Hey, so i need a cabinet for my dad's computer which has gone kaput.The existing cabinet's power button all have broken down and unable to fix it.It was a local cabinet.The system in it is one of the AMD(AM3) systems.I am looking for an ATX cabinet to be future proof.I am looking for a good quality cabinet which will last a period of 5 years minimum.The specs of that comp is not for gaming.So not looking for some extreme gaming cabinets.So pls help out guys.


----------



## rijinpk1 (Oct 9, 2013)

nzxt gamma at 2.3k is the best bet.


----------



## Ronnie11 (Oct 9, 2013)

hmm most of the online portals like primeabgb and theitwares show the price to be 2500...At this price..isn't one of antec cabinets better?

*www.primeabgb.com/index.php/nzxt-gamma-mid-tower-black-interior-chassis.html

*theitwares.com/index.php?route=product/product&path=1_65&product_id=128


----------



## whitestar_999 (Oct 9, 2013)

almost every pc component online shopping site adds ~500 as shipping charges for cabinets for delivery outside the city in which these sites showrooms are located.haven't checked the shipping rates of general shopping sites like infibeam,snapdeal,flipkart etc but then they have a very limited models available.


----------



## ASHISH65 (Oct 9, 2013)

+1 for nzxt gamma.

the antec x1 is also available for same price but it lacks cable management (if iam not wrong)


----------



## Ronnie11 (Oct 9, 2013)

oh ok..i presumed that was the case with FK etc but didn't know primeabgb were doing this as well..

itwares shows 500 separate for shipping on cabinets.So in that case its going above 3000..Anyways i will be picking myself up.
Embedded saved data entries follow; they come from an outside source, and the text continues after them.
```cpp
void shard_peer_release(zgml_hip_program* p);
void zgml_hip_free_program(zgml_hip_ctx* ctx, zgml_hip_program* p) {
    if (!p) return;
    if (ctx) {
        hipSetDevice(ctx->device);
        hipStreamSynchronize(ctx->stream);
    }
    if (ctx && !ctx->handoff_ok("free_program")) fprintf(stderr, "[zgml_hip] ERROR: %s\n", ctx->err.c_str());
    for (void* d : p->fuse_owned) hipFree(d);
    if (!p->attn_traces.empty()) {
        fprintf(stderr, "[zgml_hip] attention trace (ns since previous launch's end | start->params | ->dyn | ->rope | ->scores | ->max | ->pv | ->end)\n");
        unsigned long long prev_end = 0;
        for (size_t i = 0; i < p->attn_traces.size(); i++) {
            const unsigned long long* t = p->attn_traces[i];
            fprintf(stderr, "  L%02zu gap %6lld |", i, prev_end ? (long long)(t[0] - prev_end) * 10 : -1);
            for (int k = 1; k < 8; k++) fprintf(stderr, " %5lld", (long long)(t[k] - t[k - 1]) * 10);
            fprintf(stderr, "\n");
            prev_end = t[7];
        }
        for (auto* t : p->attn_traces) hipHostFree(t);
    }
    if (!p->ks_traces.empty()) {
        fprintf(stderr, "[zgml_hip] K-split launches, workgroup 0, ns between stamps (gap = since the previous launch's last stamp); ks-proj / ks-mlp: start | loads issued | "
                        "parts summed | vector whole | x staged | FMAs | barrier | folded (mlp: + SiLU) | (mlp: barrier | down partial); ks-attn-o: start | record | loads issued | attention | merged | partial O\n");
        unsigned long long prev_end = 0;
        for (const auto& k : p->ks_traces) {
            int last = 0;
            for (int j = 0; j < 16; j++)
                if (k.t[j]) last = j;
            fprintf(stderr, "  %-10s gap %6lld |", k.what, prev_end ? (long long)(k.t[0] - prev_end) * 10 : -1);
            for (int j = 1; j <= last; j++) fprintf(stderr, " %5lld", k.t[j] ? (long long)(k.t[j] - k.t[j - 1]) * 10 : -1);
            fprintf(stderr, " | span %5lld\n", (long long)(k.t[last] - k.t[0]) * 10);
            if (k.t[16]) {
                fprintf(stderr, "      last wave: start %+5lld |", (long long)(k.t[16] - k.t[0]) * 10);
                for (int j = 1; j <= last && j < 12; j++) fprintf(stderr, " %5lld", k.t[16 + j] ? (long long)(k.t[16 + j] - k.t[16 + j - 1]) * 10 : -1);
                fprintf(stderr, "\n");
            }
            prev_end = k.t[last];
        }
        for (auto& k : p->ks_traces) hipHostFree(k.t);
    }
    if (!p->qmv_traces.empty()) {
        fprintf(stderr, "[zgml_hip] mat-vec trace, workgroup 0 (ns: gap since previous mat-vec end | ->loads issued | ->x arrived(+sumsq) | ->x staged | ->streamed | ->reduced+epilogue)"
                        " || K-on-lanes launches also: LAST workgroup, start after workgroup 0's start | ->loads issued | ->streamed | ->end; launch span = first start -> last end\n");
// ... 146 lines not shown
```

### zgml_amd/csrc/runtime_internal.h

```cpp
#pragma once
#include <hip/hip_runtime.h>

#include <algorithm>
#include <chrono>
#include <cstdio>
#include <cstdlib>
#include <cstring>
#include <functional>
#include <map>
#include <memory>
#include <string>
#include <vector>

#include "dev_block.h"
#include "kernels.h"
#include "schedule.h"

using namespace zgml;

namespace zgml_rt {

extern std::string g_create_error;

struct SplitHook {
// ... 141 lines not shown
    }

    void fail(const std::string& what) {
        if (err.empty()) err = what;
    }
    bool check(hipError_t e, const char* what) {
        if (e == hipSuccess) return true;
        fail(std::string(what) + ": " + hipGetErrorString(e));
        return false;
    }
};
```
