# yxyxcyx/Real-Time-Recommendation-System-with-Feature-Store

Hardware: AMD Instinct MI355X
Metric: user-item pairs scored/sec (train) + top-K queries/sec, emb_dim=128 (higher is better)
Workload: dtype f32; 1 GPU; C2: MovieLens-1M two-tower train step, emb 128, batch 1024, 16 negatives, hidden [256,128], dropout 0.2, tau 0.05, Adam+clip; global_batch=1024, emb_dim=128, num_negatives=16, parallelism=dp1

## Files before the change

### include/rtrec_hip.h

```cpp
#ifndef RTREC_HIP_H
#define RTREC_HIP_H

#include <stddef.h>
#include <stdint.h>

#ifdef __cplusplus
extern "C" {
#endif

typedef enum {
    RT_OK = 0,
    RT_ERR_INVALID = -1,
    RT_ERR_UNSUPPORTED = -2,
    RT_ERR_WORKSPACE = -3,
    RT_ERR_HIP = -4
} rt_status;

typedef enum { RT_F32 = 0, RT_F16 = 1, RT_BF16 = 2 } rt_dtype;

typedef enum {
    RT_ACT_RELU = 0,
    RT_ACT_GELU = 1,
    RT_ACT_LEAKY_RELU = 2,
    RT_ACT_TANH = 3,
    RT_ACT_SIGMOID = 4,
    RT_ACT_NONE = 5
} rt_act;

int rt_abi_version(void);
const char* rt_status_string(int status);
const char* rt_last_error(void);

int rt_gather_rows(const void* table, int64_t row_begin, int64_t n_rows, int64_t row_bytes,
                   const int64_t* ids, int64_t n_ids, void* out, int32_t* oob_count, void* stream);

int rt_scatter_add_rows_f32(float* grad_table, int64_t n_rows, int dim, const int64_t* ids,
                            int64_t n_ids, const float* grad_out, int64_t padding_idx, void* stream);

int rt_l2_renorm_f32(float* x, int64_t n, int d, void* stream);

size_t rt_flatip_topk_workspace_bytes(int64_t nq, int64_t nx, int d, int dtype, int k);
int rt_flatip_topk(const void* queries, int64_t nq, const void* items, int64_t nx, int d, int dtype,
                   int k, const uint32_t* exclude_bits, int64_t exclude_words, int64_t id_offset,
                   float* out_scores, int64_t* out_ids, void* workspace, size_t workspace_bytes,
                   void* stream);

size_t rt_flatip_topk_shard_workspace_bytes(int64_t nq, int64_t nx, int d, int dtype, int k);
int rt_flatip_topk_shard_plan(int64_t nq, int64_t nx, int d, int dtype, int k, int stride, int64_t* stage_counts);
int rt_flatip_topk_shard_sample(const void* queries, int64_t nq, const void* items, int64_t nx, int d, int dtype,
                                int k, int stride, float* top32, int64_t* stage_counts, void* workspace,
                                size_t workspace_bytes, void* stream);
int rt_topk_sample_rank(int k, int64_t sampled_stages, int64_t stages, int* rank);
int rt_topk_sample_threshold(const float* lists, int n_lists, int64_t nq, int rank, float* thr, void* stream);
int rt_flatip_topk_shard_search(const void* queries, int64_t nq, const void* items, int64_t nx, int d, int dtype,
                                int k, const float* thr, int64_t id_offset, float* out_scores, int64_t* out_ids,
                                void* workspace, size_t workspace_bytes, void* stream);

int rt_flatip_topk_tuning(int v4_mode, int v4_stride, int v4_rank);

int rt_l2_augment_f32(const float* x, int64_t n, int d, float* out, int ld_out, int role, void* stream);
int rt_l2_finish_f32(const float* q_aug, int ld_q, const float* x_aug, int ld_x, int d, int64_t nq, int k_sel,
                     const int64_t* sel_ids, const float* sel_scores, int k, float* scores, int64_t* ids,
                     int32_t* unverified, int64_t id_offset, void* stream);

int rt_topk_merge(const float* scores, const int64_t* ids, int64_t nq, int n_lists, int k_in,
                  int k_out, float* out_scores, int64_t* out_ids, void* stream);

int rt_sample_negatives(const int64_t* pos_offsets, const int32_t* pos_items, int64_t n_users,
                        const int64_t* users, int64_t n, int64_t num_items, int num_neg, uint64_t seed,
                        const uint64_t* seed_offset, int64_t* out, void* stream);

int rt_feeder_batch(const int64_t* order, const int64_t* inter_u, const int64_t* inter_m, const int64_t* state,
                    int64_t batch, int64_t* users, int64_t* pos, void* stream);
int rt_feeder_commit(const double* loss, double* losses, int64_t n_losses, int64_t* state, void* stream);

#ifndef RT_STAT_SLOTS
#define RT_STAT_SLOTS 8
#endif
#if RT_STAT_SLOTS > 15
#error "RT_STAT_SLOTS > 15: the host arenas (rtrec_amd/models/fused.py STAT_SLOTS) hold 16 slot rows, one of them for ticket counters"
#endif

typedef struct {
    const float* src;
    int64_t src_rows;
    int ld_src;
    const int64_t* ids;
    int64_t m;
    int k;
    int n;
    const float* w;
    const float* bias;
    int prev_mode;
    int prev_act;
    const double* prev_stats;
    const float* bn_gamma;
    const float* bn_beta;
    float* running_mean;
    float* running_var;
    float* save_mean;
    float* save_invstd;
    float bn_eps;
    float bn_momentum;
    float drop_p;
    uint64_t drop_seed;
    const uint64_t* seed_offset;
    float* z_out;
    int act;
    double* stats_out;
    float* l2_out;
    float* norms_out;
    int64_t* num_batches_tracked;
    int64_t seg_split;
    double* zero_buf;
    int64_t zero_words;
    float* wt_out;
    float* a_out;
    float* fin_save_mean;
    float* fin_save_invstd;
    float* fin_running_mean;
    float* fin_running_var;
    int64_t* fin_num_batches_tracked;
    float fin_eps;
    float fin_momentum;
    int prev_final;
    const uint16_t* w_planes;
    uint16_t* wt_planes_out;
    const float* next_w;
    uint16_t* next_w_planes;
    int next_n;
    int next_k;
} rt_linear_fwd_args;

int rt_linear_fwd_f32(const rt_linear_fwd_args* args, void* stream);

typedef struct {
    int64_t m; int k; int n;
    const float* w;
    float* dw;
    float* dbias;
    float* dz_ws;
    int grad_mode;
    const float* dout;
    const float* l2_out;
    const float* norms;
    const float* g;
    const float* z;
    int act;
    const double* g_stats;
    const float* save_mean;
    const float* save_invstd;
    const float* bn_gamma;
    float* dgamma;
    float* dbeta;
    const float* src; int64_t src_rows; int ld_src; const int64_t* ids;
    int prev_mode; int prev_act;
    const float* prev_mean; const float* prev_invstd;
    const float* prev_gamma; const float* prev_beta;
    float prev_drop_p; uint64_t prev_drop_seed; const uint64_t* seed_offset;
    float* g_prev;
    double* g_prev_stats;
    float* dsrc;
    int64_t seg_split;
    double* dbias_slots;
    const float* wt;
    int fuse_dz;
    const float* a_in;
    float* dw_part;
    const float* fold_src;
    float* fold_dst;
    int64_t fold_words;
    int fold_splits;
    int fold_in;
    const uint16_t* wt_planes;
} rt_linear_bwd_args;

int rt_linear_bwd_f32(const rt_linear_bwd_args* args, void* stream);
int rt_linear_bwd_dz_fused(const rt_linear_bwd_args* args, int n_args);
int rt_linear_bwd_dw_splits(const rt_linear_bwd_args* args, int n_args, int64_t* splits);
int rt_linear_bwd_dz_f32(const rt_linear_bwd_args* args, void* stream);
int rt_linear_bwd_dw_f32(const rt_linear_bwd_args* args, void* stream);
int rt_linear_fwd_f32_multi(const rt_linear_fwd_args* args, int n_args, void* stream);
int rt_linear_bwd_dz_f32_multi(const rt_linear_bwd_args* args, int n_args, void* stream);
int rt_linear_bwd_dw_f32_multi(const rt_linear_bwd_args* args, int n_args, void* stream);
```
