size_t asw_bss_eval_sdr_workspace_bytes(const int32_t* counts_host, int K, int R, int T, int flen);
int asw_bss_eval_sdr(const float* ref, const float* est, const int32_t* counts_host, int K, int R, int T, int flen,
                     double* sdr, int32_t* status, void* workspace, size_t workspace_bytes, void* stream);

size_t asw_bss_eval_sources_workspace_bytes(const int32_t* counts_host, int K, int R, int T, int flen, int all_pairs);
int asw_bss_eval_sources(const float* ref, const float* est, const int32_t* counts_host, int K, int R, int T, int flen,
                         int all_pairs, double* sdr, double* sir, double* sar, int32_t* status, void* workspace,
                         size_t workspace_bytes, void* stream);

size_t asw_cross_sisdr_workspace_bytes(const int32_t* est_counts_host, const int32_t* ref_counts_host, int K, int T);
int asw_cross_sisdr(const float* est, const float* ref, const int32_t* est_counts_host, const int32_t* ref_counts_host,
                    int K, int T, double* out, int32_t* status, void* workspace, size_t workspace_bytes, void* stream);

int asw_search_area(const double* points, int n_pts, const double* mic, int M, double* offset,
                    double* width, const double* ub, double sound_speed, double fs, int* n_children,
                    double** child_offset, double** child_width, int** child_count, int** child_index);
void asw_free(void* p);

int asw_cube_select(const double* offsets, int ny, int nx, int nz, int P, int y0, int y1, int x0, int x1,
                    const double* lo, const double* hi, int32_t* out_idx, int64_t cap, int64_t* count);
int asw_cube_select_planes(const double* planes, int ny, int nx, int nz, int P, int y0, int y1, int x0, int x1,
                    const double* lo, const double* hi, int32_t* out_idx, int64_t cap, int64_t* count);

int asw_srp_frames(int window, int nfft, int hop);
int asw_srp_cross_spectra(const float* mix, int M, int T, int window, int step, int n_windows,
                          int nfft, int hop, int nbins, int nb_pad, float tol,
                          const float* twiddle, const int32_t* pair_i, const int32_t* pair_j,
                          int P, float* xf_scratch, float* cc, void* stream);
int asw_srp_map(const float* cc, int n_windows, int nbins, int P, const double* tau, int G, int M,
                const double* omega, const int32_t* pair_i, const int32_t* pair_j,
                float* part_scratch, float* out, void* stream);

int asw_pruner_covariance(const float* mix, int M, int T, int window, int step, int n_windows,
                          int nfft, int hop, int bin0, int nbins, double* cov, double* magsum,
                          void* stream);
int asw_hermitian_eigh(const double* a, int n, int M, double* evals, double* evecs, void* stream);
int asw_music_map(const double* evecs, int n_windows, int nbins, int M, const double* tau, int G,
                  const double* omega, double* p_scratch, double* max_scratch, float* out,
                  void* stream);
int asw_tops_map(const double* evecs, const double* magsum, int n_windows, int nbins, int bin0,
                 int M, const double* delta, int G, double coef, double* q_scratch,
                 int32_t* max_bin, float* out, void* stream);

int asw_geom_lookup_planes(const double* ys, int ny, const double* xs, int nx, const double* zs, int nz,
                           const double* mics, int M, double C, double FS, double* planes, void* stream);
int asw_geom_voxel_map(const double* xs, int Lx, const double* ys, int Ly, const double* zs, int Lz,
                       const double* mics, int M, const double* border, const double* centre, double C,
                       double FS, double resolution, int32_t* q, uint8_t* valid, double* dis_matrix,
                       void* stream);
int asw_geom_label(const int32_t* q, const uint8_t* valid, int Lx, int Ly, int Lz, int P,
                   uint32_t* adj_scratch, int32_t* flag_scratch, int32_t* labels, int* sweeps, void* stream);
int64_t asw_geom_workspace_bytes(int n_voxels);
int asw_geom_compact(const int32_t* labels, const int32_t* q, const double* xs, int Lx, const double* ys, int Ly,
                     const double* zs, int Lz, const double* mics, int M, const double* centre, double C,
                     void* workspace, int64_t workspace_bytes, int32_t* power_index, int32_t* valid_flat,
                     int32_t* valid_cid, int32_t* members, int32_t* bounds, int32_t* offsets, double* centres,
                     double* tau, double* delta, int* counts, void* stream);
int64_t asw_geom_lattice_workspace_bytes(int n_points, int P);
int asw_geom_lattice(const double* planes, int P, int ny, int nx, int nz, const double* xs, const double* ys,
                     const double* zs, const double* border, double width, void* workspace,
                     int64_t workspace_bytes, int32_t* cells, int32_t* bounds, int32_t* members, double* centres,
                     int* counts, void* stream);
int64_t asw_lattice_nms_workspace_bytes(int N, int P);
int asw_lattice_nms(const int32_t* cells, int N, int P, const double* scores, int radius, void* workspace,
                    int64_t workspace_bytes, int32_t* best, int32_t* degree, void* stream);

also any other options to nzxt gamma or is this the best available at this price?Any CM/Antec ones too?


----------



## rijinpk1 (Oct 9, 2013)

Ronnie11 said:


> oh ok..i presumed that was the case with FK etc but didn't know primeabgb were doing this as well..
> 
> itwares shows 500 separate for shipping on cabinets.So in that case its going above 3000..Anyways i will be picking myself up.
> 
> also any other options to nzxt gamma or is this the best available at this price?Any CM/Antec ones too?



cm/antec lacks cable management at this price point. look no further than gamma.


----------



## The Incinerator (Oct 9, 2013)

Get NZXT Beta Evo Or Gamma.If you want to send a bit extra for better then there Bitfenix Merc Alpha at around Rs 2750...


----------



## Ronnie11 (Oct 10, 2013)

Thank you guys for the help..truly appreciated

damn..is this cabinet gamma going out of production or something..its getting hard to find it in stock in mumbai...


----------